Ну да, я же не через шапку стрелял. Наверняка было слышно с улицы.
— Вы никуда не пойдёте, — отвечаю. Держу под прицелом Митюшу, а сам к двери отхожу, чтобы ему выход перекрыть.
— Вы не понимаете…
— Я вижу здесь четыре трупа, — перебил я его. — Хотите на меня их повесить, господин офицер? Уж простите, не знаю вашего отчества.
— Дмитрий Андреевич! — бросил он. — Дайте пройти, господин Найдёнов. Я очень спешу.
И к двери прямиком. Я дверь загородил.
— Уберите револьвер, он не поможет! — рычит мой тёзка.

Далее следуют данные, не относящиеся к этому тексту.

diff --git a/aniportrait_b200/csrc/ap_wgmma.cuh b/aniportrait_b200/csrc/ap_wgmma.cuh
--- a/aniportrait_b200/csrc/ap_wgmma.cuh
+++ b/aniportrait_b200/csrc/ap_wgmma.cuh
@@ -49,6 +49,30 @@
       : "l"(da), "l"(db), "r"(scale_d));
 }
 template <>
+__device__ __forceinline__ void wgmma_rs_tb<16>(float* d, const uint32_t* a, uint64_t db, uint32_t scale_d) {
+  asm volatile(
+      "{\n\t.reg .pred p;\n\tsetp.ne.b32 p, %13, 0;\n\t"
+      "wgmma.mma_async.sync.aligned.m64n16k16.f32.f16.f16 {%0, %1, %2, %3, %4, %5, %6, %7}, {%8, %9, %10, %11}, %12, p, 1, 1, 1;\n\t}\n"
+      : "+f"(d[0]), "+f"(d[1]), "+f"(d[2]), "+f"(d[3]), "+f"(d[4]), "+f"(d[5]), "+f"(d[6]), "+f"(d[7])
+      : "r"(a[0]), "r"(a[1]), "r"(a[2]), "r"(a[3]), "l"(db), "r"(scale_d));
+}
+template <>
+__device__ __forceinline__ void wgmma_rs_tb<32>(float* d, const uint32_t* a, uint64_t db, uint32_t scale_d) {
+  asm volatile(
+      "{\n\t.reg .pred p;\n\tsetp.ne.b32 p, %21, 0;\n\t"
+      "wgmma.mma_async.sync.aligned.m64n32k16.f32.f16.f16 {%0, %1, %2, %3, %4, %5, %6, %7, %8, %9, %10, %11, %12, %13, %14, %15}, {%16, %17, %18, %19}, %20, p, 1, 1, 1;\n\t}\n"
+      : "+f"(d[0]), "+f"(d[1]), "+f"(d[2]), "+f"(d[3]), "+f"(d[4]), "+f"(d[5]), "+f"(d[6]), "+f"(d[7]), "+f"(d[8]), "+f"(d[9]), "+f"(d[10]), "+f"(d[11]), "+f"(d[12]), "+f"(d[13]), "+f"(d[14]), "+f"(d[15])
+      : "r"(a[0]), "r"(a[1]), "r"(a[2]), "r"(a[3]), "l"(db), "r"(scale_d));
+}
+template <>
+__device__ __forceinline__ void wgmma_rs_tb<48>(float* d, const uint32_t* a, uint64_t db, uint32_t scale_d) {
+  asm volatile(
+      "{\n\t.reg .pred p;\n\tsetp.ne.b32 p, %29, 0;\n\t"
+      "wgmma.mma_async.sync.aligned.m64n48k16.f32.f16.f16 {%0, %1, %2, %3, %4, %5, %6, %7, %8, %9, %10, %11, %12, %13, %14, %15, %16, %17, %18, %19, %20, %21, %22, %23}, {%24, %25, %26, %27}, %28, p, 1, 1, 1;\n\t}\n"
+      : "+f"(d[0]), "+f"(d[1]), "+f"(d[2]), "+f"(d[3]), "+f"(d[4]), "+f"(d[5]), "+f"(d[6]), "+f"(d[7]), "+f"(d[8]), "+f"(d[9]), "+f"(d[10]), "+f"(d[11]), "+f"(d[12]), "+f"(d[13]), "+f"(d[14]), "+f"(d[15]), "+f"(d[16]), "+f"(d[17]), "+f"(d[18]), "+f"(d[19]), "+f"(d[20]), "+f"(d[21]), "+f"(d[22]), "+f"(d[23])
+      : "r"(a[0]), "r"(a[1]), "r"(a[2]), "r"(a[3]), "l"(db), "r"(scale_d));
+}
+template <>
 __device__ __forceinline__ void wgmma_rs_tb<64>(float* d, const uint32_t* a, uint64_t db, uint32_t scale_d) {
   asm volatile(
       "{\n\t.reg .pred p;\n\tsetp.ne.b32 p, %37, 0;\n\t"
@@ -57,11 +81,59 @@
       : "r"(a[0]), "r"(a[1]), "r"(a[2]), "r"(a[3]), "l"(db), "r"(scale_d));
 }
 template <>
+__device__ __forceinline__ void wgmma_rs_tb<80>(float* d, const uint32_t* a, uint64_t db, uint32_t scale_d) {
+  asm volatile(
+      "{\n\t.reg .pred p;\n\tsetp.ne.b32 p, %45, 0;\n\t"
+      "wgmma.mma_async.sync.aligned.m64n80k16.f32.f16.f16 {%0, %1, %2, %3, %4, %5, %6, %7, %8, %9, %10, %11, %12, %13, %14, %15, %16, %17, %18, %19, %20, %21, %22, %23, %24, %25, %26, %27, %28, %29, %30, %31, %32, %33, %34, %35, %36, %37, %38, %39}, {%40, %41, %42, %43}, %44, p, 1, 1, 1;\n\t}\n"
+      : "+f"(d[0]), "+f"(d[1]), "+f"(d[2]), "+f"(d[3]), "+f"(d[4]), "+f"(d[5]), "+f"(d[6]), "+f"(d[7]), "+f"(d[8]), "+f"(d[9]), "+f"(d[10]), "+f"(d[11]), "+f"(d[12]), "+f"(d[13]), "+f"(d[14]), "+f"(d[15]), "+f"(d[16]), "+f"(d[17]), "+f"(d[18]), "+f"(d[19]), "+f"(d[20]), "+f"(d[21]), "+f"(d[22]), "+f"(d[23]), "+f"(d[24]), "+f"(d[25]), "+f"(d[26]), "+f"(d[27]), "+f"(d[28]), "+f"(d[29]), "+f"(d[30]), "+f"(d[31]), "+f"(d[32]), "+f"(d[33]), "+f"(d[34]), "+f"(d[35]), "+f"(d[36]), "+f"(d[37]), "+f"(d[38]), "+f"(d[39])
+      : "r"(a[0]), "r"(a[1]), "r"(a[2]), "r"(a[3]), "l"(db), "r"(scale_d));
+}
+template <>
+__device__ __forceinline__ void wgmma_rs_tb<96>(float* d, const uint32_t* a, uint64_t db, uint32_t scale_d) {
+  asm volatile(
+      "{\n\t.reg .pred p;\n\tsetp.ne.b32 p, %53, 0;\n\t"
+      "wgmma.mma_async.sync.aligned.m64n96k16.f32.f16.f16 {%0, %1, %2, %3, %4, %5, %6, %7, %8, %9, %10, %11, %12, %13, %14, %15, %16, %17, %18, %19, %20, %21, %22, %23, %24, %25, %26, %27, %28, %29, %30, %31, %32, %33, %34, %35, %36, %37, %38, %39, %40, %41, %42, %43, %44, %45, %46, %47}, {%48, %49, %50, %51}, %52, p, 1, 1, 1;\n\t}\n"
+      : "+f"(d[0]), "+f"(d[1]), "+f"(d[2]), "+f"(d[3]), "+f"(d[4]), "+f"(d[5]), "+f"(d[6]), "+f"(d[7]), "+f"(d[8]), "+f"(d[9]), "+f"(d[10]), "+f"(d[11]), "+f"(d[12]), "+f"(d[13]), "+f"(d[14]), "+f"(d[15]), "+f"(d[16]), "+f"(d[17]), "+f"(d[18]), "+f"(d[19]), "+f"(d[20]), "+f"(d[21]), "+f"(d[22]), "+f"(d[23]), "+f"(d[24]), "+f"(d[25]), "+f"(d[26]), "+f"(d[27]), "+f"(d[28]), "+f"(d[29]), "+f"(d[30]), "+f"(d[31]), "+f"(d[32]), "+f"(d[33]), "+f"(d[34]), "+f"(d[35]), "+f"(d[36]), "+f"(d[37]), "+f"(d[38]), "+f"(d[39]), "+f"(d[40]), "+f"(d[41]), "+f"(d[42]), "+f"(d[43]), "+f"(d[44]), "+f"(d[45]), "+f"(d[46]), "+f"(d[47])
+      : "r"(a[0]), "r"(a[1]), "r"(a[2]), "r"(a[3]), "l"(db), "r"(scale_d));
+}
+template <>
+__device__ __forceinline__ void wgmma_rs_tb<112>(float* d, const uint32_t* a, uint64_t db, uint32_t scale_d) {
+  asm volatile(
+      "{\n\t.reg .pred p;\n\tsetp.ne.b32 p, %61, 0;\n\t"
+      "wgmma.mma_async.sync.aligned.m64n112k16.f32.f16.f16 {%0, %1, %2, %3, %4, %5, %6, %7, %8, %9, %10, %11, %12, %13, %14, %15, %16, %17, %18, %19, %20, %21, %22, %23, %24, %25, %26, %27, %28, %29, %30, %31, %32, %33, %34, %35, %36, %37, %38, %39, %40, %41, %42, %43, %44, %45, %46, %47, %48, %49, %50, %51, %52, %53, %54, %55}, {%56, %57, %58, %59}, %60, p, 1, 1, 1;\n\t}\n"
+      : "+f"(d[0]), "+f"(d[1]), "+f"(d[2]), "+f"(d[3]), "+f"(d[4]), "+f"(d[5]), "+f"(d[6]), "+f"(d[7]), "+f"(d[8]), "+f"(d[9]), "+f"(d[10]), "+f"(d[11]), "+f"(d[12]), "+f"(d[13]), "+f"(d[14]), "+f"(d[15]), "+f"(d[16]), "+f"(d[17]), "+f"(d[18]), "+f"(d[19]), "+f"(d[20]), "+f"(d[21]), "+f"(d[22]), "+f"(d[23]), "+f"(d[24]), "+f"(d[25]), "+f"(d[26]), "+f"(d[27]), "+f"(d[28]), "+f"(d[29]), "+f"(d[30]), "+f"(d[31]), "+f"(d[32]), "+f"(d[33]), "+f"(d[34]), "+f"(d[35]), "+f"(d[36]), "+f"(d[37]), "+f"(d[38]), "+f"(d[39]), "+f"(d[40]), "+f"(d[41]), "+f"(d[42]), "+f"(d[43]), "+f"(d[44]), "+f"(d[45]), "+f"(d[46]), "+f"(d[47]), "+f"(d[48]), "+f"(d[49]), "+f"(d[50]), "+f"(d[51]), "+f"(d[52]), "+f"(d[53]), "+f"(d[54]), "+f"(d[55])
+      : "r"(a[0]), "r"(a[1]), "r"(a[2]), "r"(a[3]), "l"(db), "r"(scale_d));
+}
+template <>
 __device__ __forceinline__ void wgmma_rs_tb<128>(float* d, const uint32_t* a, uint64_t db, uint32_t scale_d) {
   asm volatile(
       "{\n\t.reg .pred p;\n\tsetp.ne.b32 p, %69, 0;\n\t"
       "wgmma.mma_async.sync.aligned.m64n128k16.f32.f16.f16 {%0, %1, %2, %3, %4, %5, %6, %7, %8, %9, %10, %11, %12, %13, %14, %15, %16, %17, %18, %19, %20, %21, %22, %23, %24, %25, %26, %27, %28, %29, %30, %31, %32, %33, %34, %35, %36, %37, %38, %39, %40, %41, %42, %43, %44, %45, %46, %47, %48, %49, %50, %51, %52, %53, %54, %55, %56, %57, %58, %59, %60, %61, %62, %63}, {%64, %65, %66, %67}, %68, p, 1, 1, 1;\n\t}\n"
       : "+f"(d[0]), "+f"(d[1]), "+f"(d[2]), "+f"(d[3]), "+f"(d[4]), "+f"(d[5]), "+f"(d[6]), "+f"(d[7]), "+f"(d[8]), "+f"(d[9]), "+f"(d[10]), "+f"(d[11]), "+f"(d[12]), "+f"(d[13]), "+f"(d[14]), "+f"(d[15]), "+f"(d[16]), "+f"(d[17]), "+f"(d[18]), "+f"(d[19]), "+f"(d[20]), "+f"(d[21]), "+f"(d[22]), "+f"(d[23]), "+f"(d[24]), "+f"(d[25]), "+f"(d[26]), "+f"(d[27]), "+f"(d[28]), "+f"(d[29]), "+f"(d[30]), "+f"(d[31]), "+f"(d[32]), "+f"(d[33]), "+f"(d[34]), "+f"(d[35]), "+f"(d[36]), "+f"(d[37]), "+f"(d[38]), "+f"(d[39]), "+f"(d[40]), "+f"(d[41]), "+f"(d[42]), "+f"(d[43]), "+f"(d[44]), "+f"(d[45]), "+f"(d[46]), "+f"(d[47]), "+f"(d[48]), "+f"(d[49]), "+f"(d[50]), "+f"(d[51]), "+f"(d[52]), "+f"(d[53]), "+f"(d[54]), "+f"(d[55]), "+f"(d[56]), "+f"(d[57]), "+f"(d[58]), "+f"(d[59]), "+f"(d[60]), "+f"(d[61]), "+f"(d[62]), "+f"(d[63])
+      : "r"(a[0]), "r"(a[1]), "r"(a[2]), "r"(a[3]), "l"(db), "r"(scale_d));
+}
+template <>
+__device__ __forceinline__ void wgmma_rs_tb<144>(float* d, const uint32_t* a, uint64_t db, uint32_t scale_d) {
+  asm volatile(
+      "{\n\t.reg .pred p;\n\tsetp.ne.b32 p, %77, 0;\n\t"
+      "wgmma.mma_async.sync.aligned.m64n144k16.f32.f16.f16 {%0, %1, %2, %3, %4, %5, %6, %7, %8, %9, %10, %11, %12, %13, %14, %15, %16, %17, %18, %19, %20, %21, %22, %23, %24, %25, %26, %27, %28, %29, %30, %31, %32, %33, %34, %35, %36, %37, %38, %39, %40, %41, %42, %43, %44, %45, %46, %47, %48, %49, %50, %51, %52, %53, %54, %55, %56, %57, %58, %59, %60, %61, %62, %63, %64, %65, %66, %67, %68, %69, %70, %71}, {%72, %73, %74, %75}, %76, p, 1, 1, 1;\n\t}\n"
+      : "+f"(d[0]), "+f"(d[1]), "+f"(d[2]), "+f"(d[3]), "+f"(d[4]), "+f"(d[5]), "+f"(d[6]), "+f"(d[7]), "+f"(d[8]), "+f"(d[9]), "+f"(d[10]), "+f"(d[11]), "+f"(d[12]), "+f"(d[13]), "+f"(d[14]), "+f"(d[15]), "+f"(d[16]), "+f"(d[17]), "+f"(d[18]), "+f"(d[19]), "+f"(d[20]), "+f"(d[21]), "+f"(d[22]), "+f"(d[23]), "+f"(d[24]), "+f"(d[25]), "+f"(d[26]), "+f"(d[27]), "+f"(d[28]), "+f"(d[29]), "+f"(d[30]), "+f"(d[31]), "+f"(d[32]), "+f"(d[33]), "+f"(d[34]), "+f"(d[35]), "+f"(d[36]), "+f"(d[37]), "+f"(d[38]), "+f"(d[39]), "+f"(d[40]), "+f"(d[41]), "+f"(d[42]), "+f"(d[43]), "+f"(d[44]), "+f"(d[45]), "+f"(d[46]), "+f"(d[47]), "+f"(d[48]), "+f"(d[49]), "+f"(d[50]), "+f"(d[51]), "+f"(d[52]), "+f"(d[53]), "+f"(d[54]), "+f"(d[55]), "+f"(d[56]), "+f"(d[57]), "+f"(d[58]), "+f"(d[59]), "+f"(d[60]), "+f"(d[61]), "+f"(d[62]), "+f"(d[63]), "+f"(d[64]), "+f"(d[65]), "+f"(d[66]), "+f"(d[67]), "+f"(d[68]), "+f"(d[69]), "+f"(d[70]), "+f"(d[71])
+      : "r"(a[0]), "r"(a[1]), "r"(a[2]), "r"(a[3]), "l"(db), "r"(scale_d));
+}
+template <>
+__device__ __forceinline__ void wgmma_rs_tb<160>(float* d, const uint32_t* a, uint64_t db, uint32_t scale_d) {
+  asm volatile(
+      "{\n\t.reg .pred p;\n\tsetp.ne.b32 p, %85, 0;\n\t"
+      "wgmma.mma_async.sync.aligned.m64n160k16.f32.f16.f16 {%0, %1, %2, %3, %4, %5, %6, %7, %8, %9, %10, %11, %12, %13, %14, %15, %16, %17, %18, %19, %20, %21, %22, %23, %24, %25, %26, %27, %28, %29, %30, %31, %32, %33, %34, %35, %36, %37, %38, %39, %40, %41, %42, %43, %44, %45, %46, %47, %48, %49, %50, %51, %52, %53, %54, %55, %56, %57, %58, %59, %60, %61, %62, %63, %64, %65, %66, %67, %68, %69, %70, %71, %72, %73, %74, %75, %76, %77, %78, %79}, {%80, %81, %82, %83}, %84, p, 1, 1, 1;\n\t}\n"
+      : "+f"(d[0]), "+f"(d[1]), "+f"(d[2]), "+f"(d[3]), "+f"(d[4]), "+f"(d[5]), "+f"(d[6]), "+f"(d[7]), "+f"(d[8]), "+f"(d[9]), "+f"(d[10]), "+f"(d[11]), "+f"(d[12]), "+f"(d[13]), "+f"(d[14]), "+f"(d[15]), "+f"(d[16]), "+f"(d[17]), "+f"(d[18]), "+f"(d[19]), "+f"(d[20]), "+f"(d[21]), "+f"(d[22]), "+f"(d[23]), "+f"(d[24]), "+f"(d[25]), "+f"(d[26]), "+f"(d[27]), "+f"(d[28]), "+f"(d[29]), "+f"(d[30]), "+f"(d[31]), "+f"(d[32]), "+f"(d[33]), "+f"(d[34]), "+f"(d[35]), "+f"(d[36]), "+f"(d[37]), "+f"(d[38]), "+f"(d[39]), "+f"(d[40]), "+f"(d[41]), "+f"(d[42]), "+f"(d[43]), "+f"(d[44]), "+f"(d[45]), "+f"(d[46]), "+f"(d[47]), "+f"(d[48]), "+f"(d[49]), "+f"(d[50]), "+f"(d[51]), "+f"(d[52]), "+f"(d[53]), "+f"(d[54]), "+f"(d[55]), "+f"(d[56]), "+f"(d[57]), "+f"(d[58]), "+f"(d[59]), "+f"(d[60]), "+f"(d[61]), "+f"(d[62]), "+f"(d[63]), "+f"(d[64]), "+f"(d[65]), "+f"(d[66]), "+f"(d[67]), "+f"(d[68]), "+f"(d[69]), "+f"(d[70]), "+f"(d[71]), "+f"(d[72]), "+f"(d[73]), "+f"(d[74]), "+f"(d[75]), "+f"(d[76]), "+f"(d[77]), "+f"(d[78]), "+f"(d[79])
+      : "r"(a[0]), "r"(a[1]), "r"(a[2]), "r"(a[3]), "l"(db), "r"(scale_d));
+}
+template <>
+__device__ __forceinline__ void wgmma_rs_tb<176>(float* d, const uint32_t* a, uint64_t db, uint32_t scale_d) {
+  asm volatile(
+      "{\n\t.reg .pred p;\n\tsetp.ne.b32 p, %93, 0;\n\t"
+      "wgmma.mma_async.sync.aligned.m64n176k16.f32.f16.f16 {%0, %1, %2, %3, %4, %5, %6, %7, %8, %9, %10, %11, %12, %13, %14, %15, %16, %17, %18, %19, %20, %21, %22, %23, %24, %25, %26, %27, %28, %29, %30, %31, %32, %33, %34, %35, %36, %37, %38, %39, %40, %41, %42, %43, %44, %45, %46, %47, %48, %49, %50, %51, %52, %53, %54, %55, %56, %57, %58, %59, %60, %61, %62, %63, %64, %65, %66, %67, %68, %69, %70, %71, %72, %73, %74, %75, %76, %77, %78, %79, %80, %81, %82, %83, %84, %85, %86, %87}, {%88, %89, %90, %91}, %92, p, 1, 1, 1;\n\t}\n"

— А то что? Пристрелишь меня?
Он аж зубы оскалил, разозлился.
— Может, и пристрелю. Уйдите по-хорошему.
— Что же сразу не пристрелил? — говорю. — Где четыре трупа, там и пять.
А сам стою, выход загораживаю. Страшно, ещё как, но не отпущу я его сейчас. Единственная хорошая ниточка была, и ту гадёныш оборвал. Пристрелил Швейцара. А ведь он мой дружок был, хотя я его и не знаю. И Евсеич покойный на него показал. Ну, я так думаю. Нет, не отпущу.
Офицер Митюша — то есть Дмитрий Андреевич — набычился и прыгнул на меня. Плечом вперёд, будто дверь выламывает.
Я посторонился в последний момент. Да, мощный у него амулет. Боком задел, но так бортануло, чуть рёбра не треснули. Тут я его дверью и прихлопнул. Он пошатнулся, я табурет подхватил, и по спине его огрел со всей дури.
Как там в кино показывают, и в книжке пишут — пуля защитный кокон не пробивает, а ножом — пожалуйста? Нет, неправда это. Ножом не выходит. Зато табуретом можно за милую душу. Силу инерции ещё никто не отменял.
Шлёпнулся офицер Митюша животом на пол. Я ему ещё разок табуреткой приложил по хребту. Офицер дёрнулся, перевернулся, да как лягнёт меня в коленку. Я увернулся и за ногу его ухватил. То ли кокон здесь слабее был, то ли просела защита маленько, только взялся я за Митюшину щиколотку, дёрнул к себе. Дёрнул и вывернул. Точнее, попытался.
Кто-нибудь пробовал совать пальцы в розетку? Я как-то в детстве попробовал. С тех пор зарёкся. А тут ощущение, как будто обе руки в розетку засунул. По самые локти.
Кажется, я заорал. Пробило до самого позвоночника. Судорогой скрутило, дышать не могу, в глазах темно.
Потом кокон лопнул, как огромный мыльный пузырь. Вспыхнул синим огнём, как будто прямо перед лицом фейерверк подожгли, и лопнул, взорвался. Пламя прокатилось по коже жгучей ледяной волной, и раз — исчезло.
Проморгался я, смотрю — лежу на полу возле косяка, руками вцепился, как бульдог, в ногу офицера Митюши. В ушах затихает собственный крик.
Офицер валяется на спине, судя по виду, тоже кричал, может ещё погромче меня. Лицо изумлённое, будто инопланетян увидел впервые. И защитный кокон у него исчез, испарился.
Я револьвер достал, ткнул Митюше в лицо:
— Признавайся, зачем людей убил? Живо, пока не началось!
На улице и правда уже засвистели. Сейчас городовые с других участков прибегут, соберутся и в дом полезут. А тут куча трупов, лужи крови и парочка подозрительных личностей с оружием. Что с такими личностями сделают? Правильно, повяжут на месте. Это если повезёт, и живой останешься. И то, доказывай потом, что ты мимо проходил…
Офицер выдохнул через зубы со свистом. Понял, что не отвяжется от меня.
— Так и быть! Господин Найдёнов, вы кажетесь мне честным человеком. Вы ставите честь выше чинов и денег.
Гляди-ка, а Митюша не так уж прост. Я ему руки-ноги выкручивал, а он ничего, не обиделся.
— И что? — говорю.
— Такие люди нужны всегда. Я прислан сюда из столицы с поручением разобраться. Здесь происходят странные вещи, а от губернских властей толку мало. Замалчивают, хитрецы, боятся за свои места. Поэтому я здесь, так сказать, инкогнито.